Saved entries

int lists_union_flatten(cl_chrom* c, const GridParams& g, int nm, const ListRun& L)
{
    constexpr int UNT = 512;
    const int nt = nblocks(nm, UNT);
    const HeadReset hr{c->compkey.as<int>(), c->ncore.as<int>(), c->bsize.as<int>(), c->usize.as<int>(), c->state.as<int>()};
    int* prune = (c->run_level >= 4 && g.variant == CL_VARIANT_CDBSCAN2) ? L.ckey : (int*)nullptr;
#define LU_ARGS g, nt, L.lcnt, (const int2*)L.cpair, c->chainflag.as<int>(), (const int*)L.cstrip, c->cellfirst.as<int>() , \
                c->parent.as<int>(), hr, prune, c->ulist.as<int>() , c->counters.as<int>()
    if (c->fuse_chains) {
        if ((long long)c->n > 80LL * g.S) hipLaunchKernelGGL((k_union_c<UNT, 512, true>), dim3(ltile_grid(nt)), dim3(256), 0, c->stream, LU_ARGS);
        else hipLaunchKernelGGL((k_union_c<UNT, 128, true>), dim3(ltile_grid(nt)), dim3(256), 0, c->stream, LU_ARGS);
        hipLaunchKernelGGL(k_union_overflow, dim3(1024), dim3(256), 0, c->stream, g, (const int*)c->counters.as<int>(), (const int*)c->ulist.as<int>(), (const int2*)L.cpair,
                           (const int*)c->chainflag.as<int>(), (const int*)L.cstrip, (const int*)c->cellfirst.as<int>(), c->parent.as<int>());
    }
#ifdef CLOOPS_DEVEL
    else {
        if ((long long)c->n > 80LL * g.S) hipLaunchKernelGGL((k_union_c<UNT, 512, false>), dim3(ltile_grid(nt)), dim3(256), 0, c->stream, LU_ARGS);
        else hipLaunchKernelGGL((k_union_c<UNT, 128, false>), dim3(ltile_grid(nt)), dim3(256), 0, c->stream, LU_ARGS);
    }
#endif
#undef LU_ARGS
    hipLaunchKernelGGL(k_flatten_c, dim3(nblocks(nm, FLC_TPB * FLC_PER)), dim3(FLC_TPB), 0, c->stream, L.lcnt, (const int*)c->chainflag.as<int>(),
                       (const int*)c->parent.as<int>(), (const int*)L.ckey, croot_of(c),
                       c->compkey.as<int>(), c->ncore.as<int>(), c->rootlist.as<int>(), c->counters.as<int>(), (int)g.dbg2);
    HIP_TRY(hipGetLastError());
    return CL_OK;
}

int lists_scatter_root(cl_chrom* c, int nm, const ListRun& L)
{
    HIP_TRY(hipMemsetAsync(c->root.p, 0xFF, (size_t)nm * 4, c->stream));
    LAUNCH(k_scatter_by_pos, nm, L.lcnt, (const int*)L.cpos, (const int*)croot_of(c), c->root.as<int>());
    return CL_OK;
}

int lists_border(cl_chrom* c, const GridParams& g, int nm, const ListRun& L)
{
    constexpr int BNT = 2048, BHC = 256, BNQ = 1024, BHQ = 254;
    (void)nm;
    int kcap = 2, bqg = 16;
    bool queued = true;
#ifdef CLOOPS_DEVEL
    { const char* e = getenv("CLOOPS_BCAP"); if (e) kcap = atoi(e); queued = kcap > 0; e = getenv("CLOOPS_BQG"); if (e) bqg = atoi(e); }
#endif
    const int nt = nblocks(L.npos, (g.variant == CL_VARIANT_CDBSCAN1 || !queued) ? BNT : BNQ);
#define LB_ARGS g, nt, L.npos, L.lcnt, L.cmask, L.cgrank, L.wgrank, (const int2*)L.cpair, (const int*)croot_of(c), (const int*)c->cellfirst.as<int>(),    \
                (const int*)L.ckey, (const int*)L.cstrip, (const int2*)L.wpair, (const int*)L.wpos, (const int*)L.wenc, (const int*)c->compkey.as<int>(),                    \
                (const int*)c->ncore.as<int>(), c->owner.as<int>(), c->bsize.as<int>(), c->usize.as<int>(), c->chainflag.as<int>() ,  \
                c->counters.as<int>()
    if (g.variant == CL_VARIANT_CDBSCAN1) hipLaunchKernelGGL((k_border_w<BNT, BHC, true>), dim3(ltile_grid(nt)), dim3(256), 0, c->stream, LB_ARGS);
#ifdef CLOOPS_DEVEL
    else if (!queued) hipLaunchKernelGGL((k_border_w<BNT, BHC, false>), dim3(ltile_grid(nt)), dim3(256), 0, c->stream, LB_ARGS);
#endif
#define LBQ_ARGS g, nt, L.npos, kcap, L.lcnt, L.cmask, L.cgrank, L.wgrank, (const int2*)L.cpair, (const int*)croot_of(c), (const int*)c->cellfirst.as<int>(),           \
                 (const int*)L.cstrip, (const int2*)L.wpair, (const int*)L.wpos, (const int*)L.wenc, (const int*)c->compkey.as<int>(), (const int*)c->ncore.as<int>(),        \
                 c->owner.as<int>(), c->bsize.as<int>(), c->usize.as<int>(), c->chainflag.as<int>(), c->counters.as<int>()
#ifdef CLOOPS_DEVEL
    else if (bqg == 8) hipLaunchKernelGGL((k_border_q<BNQ, BHQ, 8>), dim3(ltile_grid(nt)), dim3(256), 0, c->stream, LBQ_ARGS);
    else if (bqg == 32) hipLaunchKernelGGL((k_border_q<BNQ, BHQ, 32>), dim3(ltile_grid(nt)), dim3(256), 0, c->stream, LBQ_ARGS);
#endif
    else hipLaunchKernelGGL((k_border_q<BNQ, BHQ, 16>), dim3(ltile_grid(nt)), dim3(256), 0, c->stream, LBQ_ARGS);
    (void)bqg;
#undef LBQ_ARGS
#undef LB_ARGS
    HIP_TRY(hipGetLastError());
    return CL_OK;
}

int lists_emit_records(cl_chrom* c, const GridParams& g, int nm, const ListRun& L)
{
    (void)nm;
    hipLaunchKernelGGL(k_emit_records_w, dim3(2048), dim3(TPB), 0, c->stream, g, L.lcnt, L.cmask, L.cgrank, (const int2*)L.cpair, (const int*)croot_of(c),
                       (const int*)L.cstrip, (const int2*)L.wpair, (const int*)L.wpos, (const int*)L.wenc, (const int*)c->compkey.as<int>(),
                       (const int*)c->state.as<int>(), (const int*)c->owner.as<int>(), c->recs.as<Rec>(), (int)c->n, c->counters.as<int>(),
                       (const int*)c->chainflag.as<int>());
    HIP_TRY(hipGetLastError());
    return CL_OK;
}

int lists_scatter_owner(cl_chrom* c, int nm, const ListRun& L)
{
    int* opos = c->l_aux.as<int>();
    HIP_TRY(hipMemsetAsync(opos, 0xFF, (size_t)nm * 4, c->stream));
    LAUNCH(k_scatter_by_pos, nm, L.lcnt, (const int*)L.cpos, (const int*)croot_of(c), opos);
    LAUNCH(k_scatter_by_pos, nm, L.lcnt + 1, (const int*)L.wpos, (const int*)c->owner.as<int>(), opos);
    return CL_OK;
}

TASK DETAILS: An exact copy of every record above is required.

SOLUTION TO THE PROBLEM:
int lists_union_flatten(cl_chrom* c, const GridParams& g, int nm, const ListRun& L)
{
    constexpr int UNT = 512;
    const int nt = nblocks(nm, UNT);
    const HeadReset hr{c->compkey.as<int>(), c->ncore.as<int>(), c->bsize.as<int>(), c->usize.as<int>(), c->state.as<int>()};
    int* prune = (c->run_level >= 4 && g.variant == CL_VARIANT_CDBSCAN2) ? L.ckey : (int*)nullptr;
#define LU_ARGS g, nt, L.lcnt, (const int2*)L.cpair, c->chainflag.as<int>(), (const int*)L.cstrip, c->cellfirst.as<int>() , \
                c->parent.as<int>(), hr, prune, c->ulist.as<int>() , c->counters.as<int>()
    if (c->fuse_chains) {
        if ((long long)c->n > 80LL * g.S) hipLaunchKernelGGL((k_union_c<UNT, 512, true>), dim3(ltile_grid(nt)), dim3(256), 0, c->stream, LU_ARGS);
        else hipLaunchKernelGGL((k_union_c<UNT, 128, true>), dim3(ltile_grid(nt)), dim3(256), 0, c->stream, LU_ARGS);
        hipLaunchKernelGGL(k_union_overflow, dim3(1024), dim3(256), 0, c->stream, g, (const int*)c->counters.as<int>(), (const int*)c->ulist.as<int>(), (const int2*)L.cpair,
                           (const int*)c->chainflag.as<int>(), (const int*)L.cstrip, (const int*)c->cellfirst.as<int>(), c->parent.as<int>());
    }
#ifdef CLOOPS_DEVEL
    else {
        if ((long long)c->n > 80LL * g.S) hipLaunchKernelGGL((k_union_c<UNT, 512, false>), dim3(ltile_grid(nt)), dim3(256), 0, c->stream, LU_ARGS);
        else hipLaunchKernelGGL((k_union_c<UNT, 128, false>), dim3(ltile_grid(nt)), dim3(256), 0, c->stream, LU_ARGS);
    }
#endif
#undef LU_ARGS
    hipLaunchKernelGGL(k_flatten_c, dim3(nblocks(nm, FLC_TPB * FLC_PER)), dim3(FLC_TPB), 0, c->stream, L.lcnt, (const int*)c->chainflag.as<int>(),
                       (const int*)c->parent.as<int>(), (const int*)L.ckey, croot_of(c),
                       c->compkey.as<int>(), c->ncore.as<int>(), c->rootlist.as<int>(), c->counters.as<int>(), (int)g.dbg2);
    HIP_TRY(hipGetLastError());
    return CL_OK;
}

int lists_scatter_root(cl_chrom* c, int nm, const ListRun& L)
{
    HIP_TRY(hipMemsetAsync(c->root.p, 0xFF, (size_t)nm * 4, c->stream));
    LAUNCH(k_scatter_by_pos, nm, L.lcnt, (const int*)L.cpos, (const int*)croot_of(c), c->root.as<int>());
    return CL_OK;
}

int lists_border(cl_chrom* c, const GridParams& g, int nm, const ListRun& L)
{
    constexpr int BNT = 2048, BHC = 256, BNQ = 1024, BHQ = 254;
    (void)nm;
    int kcap = 2, bqg = 16;
    bool queued = true;
#ifdef CLOOPS_DEVEL
    { const char* e = getenv("CLOOPS_BCAP"); if (e) kcap = atoi(e); queued = kcap > 0; e = getenv("CLOOPS_BQG"); if (e) bqg = atoi(e); }
#endif
    const int nt = nblocks(L.npos, (g.variant == CL_VARIANT_CDBSCAN1 || !queued) ? BNT : BNQ);
#define LB_ARGS g, nt, L.npos, L.lcnt, L.cmask, L.cgrank, L.wgrank, (const int2*)L.cpair, (const int*)croot_of(c), (const int*)c->cellfirst.as<int>(),    \
                (const int*)L.ckey, (const int*)L.cstrip, (const int2*)L.wpair, (const int*)L.wpos, (const int*)L.wenc, (const int*)c->compkey.as<int>(),                    \
                (const int*)c->ncore.as<int>(), c->owner.as<int>(), c->bsize.as<int>(), c->usize.as<int>(), c->chainflag.as<int>() ,  \
                c->counters.as<int>()
    if (g.variant == CL_VARIANT_CDBSCAN1) hipLaunchKernelGGL((k_border_w<BNT, BHC, true>), dim3(ltile_grid(nt)), dim3(256), 0, c->stream, LB_ARGS);
#ifdef CLOOPS_DEVEL
    else if (!queued) hipLaunchKernelGGL((k_border_w<BNT, BHC, false>), dim3(ltile_grid(nt)), dim3(256), 0, c->stream, LB_ARGS);
#endif
#define LBQ_ARGS g, nt, L.npos, kcap, L.lcnt, L.cmask, L.cgrank, L.wgrank, (const int2*)L.cpair, (const int*)croot_of(c), (const int*)c->cellfirst.as<int>(),           \
                 (const int*)L.cstrip, (const int2*)L.wpair, (const int*)L.wpos, (const int*)L.wenc, (const int*)c->compkey.as<int>(), (const int*)c->ncore.as<int>(),        \
                 c->owner.as<int>(), c->bsize.as<int>(), c->usize.as<int>(), c->chainflag.as<int>(), c->counters.as<int>()
#ifdef CLOOPS_DEVEL
    else if (bqg == 8) hipLaunchKernelGGL((k_border_q<BNQ, BHQ, 8>), dim3(ltile_grid(nt)), dim3(256), 0, c->stream, LBQ_ARGS);
    else if (bqg == 32) hipLaunchKernelGGL((k_border_q<BNQ, BHQ, 32>), dim3(ltile_grid(nt)), dim3(256), 0, c->stream, LBQ_ARGS);
#endif
    else hipLaunchKernelGGL((k_border_q<BNQ, BHQ, 16>), dim3(ltile_grid(nt)), dim3(256), 0, c->stream, LBQ_ARGS);
    (void)bqg;
#undef LBQ_ARGS
#undef LB_ARGS
    HIP_TRY(hipGetLastError());
    return CL_OK;
}

int lists_emit_records(cl_chrom* c, const GridParams& g, int nm, const ListRun& L)
{
    (void)nm;
    hipLaunchKernelGGL(k_emit_records_w, dim3(2048), dim3(TPB), 0, c->stream, g, L.lcnt, L.cmask, L.cgrank, (const int2*)L.cpair, (const int*)croot_of(c),
                       (const int*)L.cstrip, (const int2*)L.wpair, (const int*)L.wpos, (const int*)L.wenc, (const int*)c->compkey.as<int>(),
                       (const int*)c->state.as<int>(), (const int*)c->owner.as<int>(), c->recs.as<Rec>(), (int)c->n, c->counters.as<int>(),
                       (const int*)c->chainflag.as<int>());
    HIP_TRY(hipGetLastError());
    return CL_OK;
}

int lists_scatter_owner(cl_chrom* c, int nm, const ListRun& L)
{
    int* opos = c->l_aux.as<int>();
    HIP_TRY(hipMemsetAsync(opos, 0xFF, (size_t)nm * 4, c->stream));
    LAUNCH(k_scatter_by_pos, nm, L.lcnt, (const int*)L.cpos, (const int*)croot_of(c), opos);
    LAUNCH(k_scatter_by_pos, nm, L.lcnt + 1, (const int*)L.wpos, (const int*)c->owner.as<int>(), opos);
    return CL_OK;
}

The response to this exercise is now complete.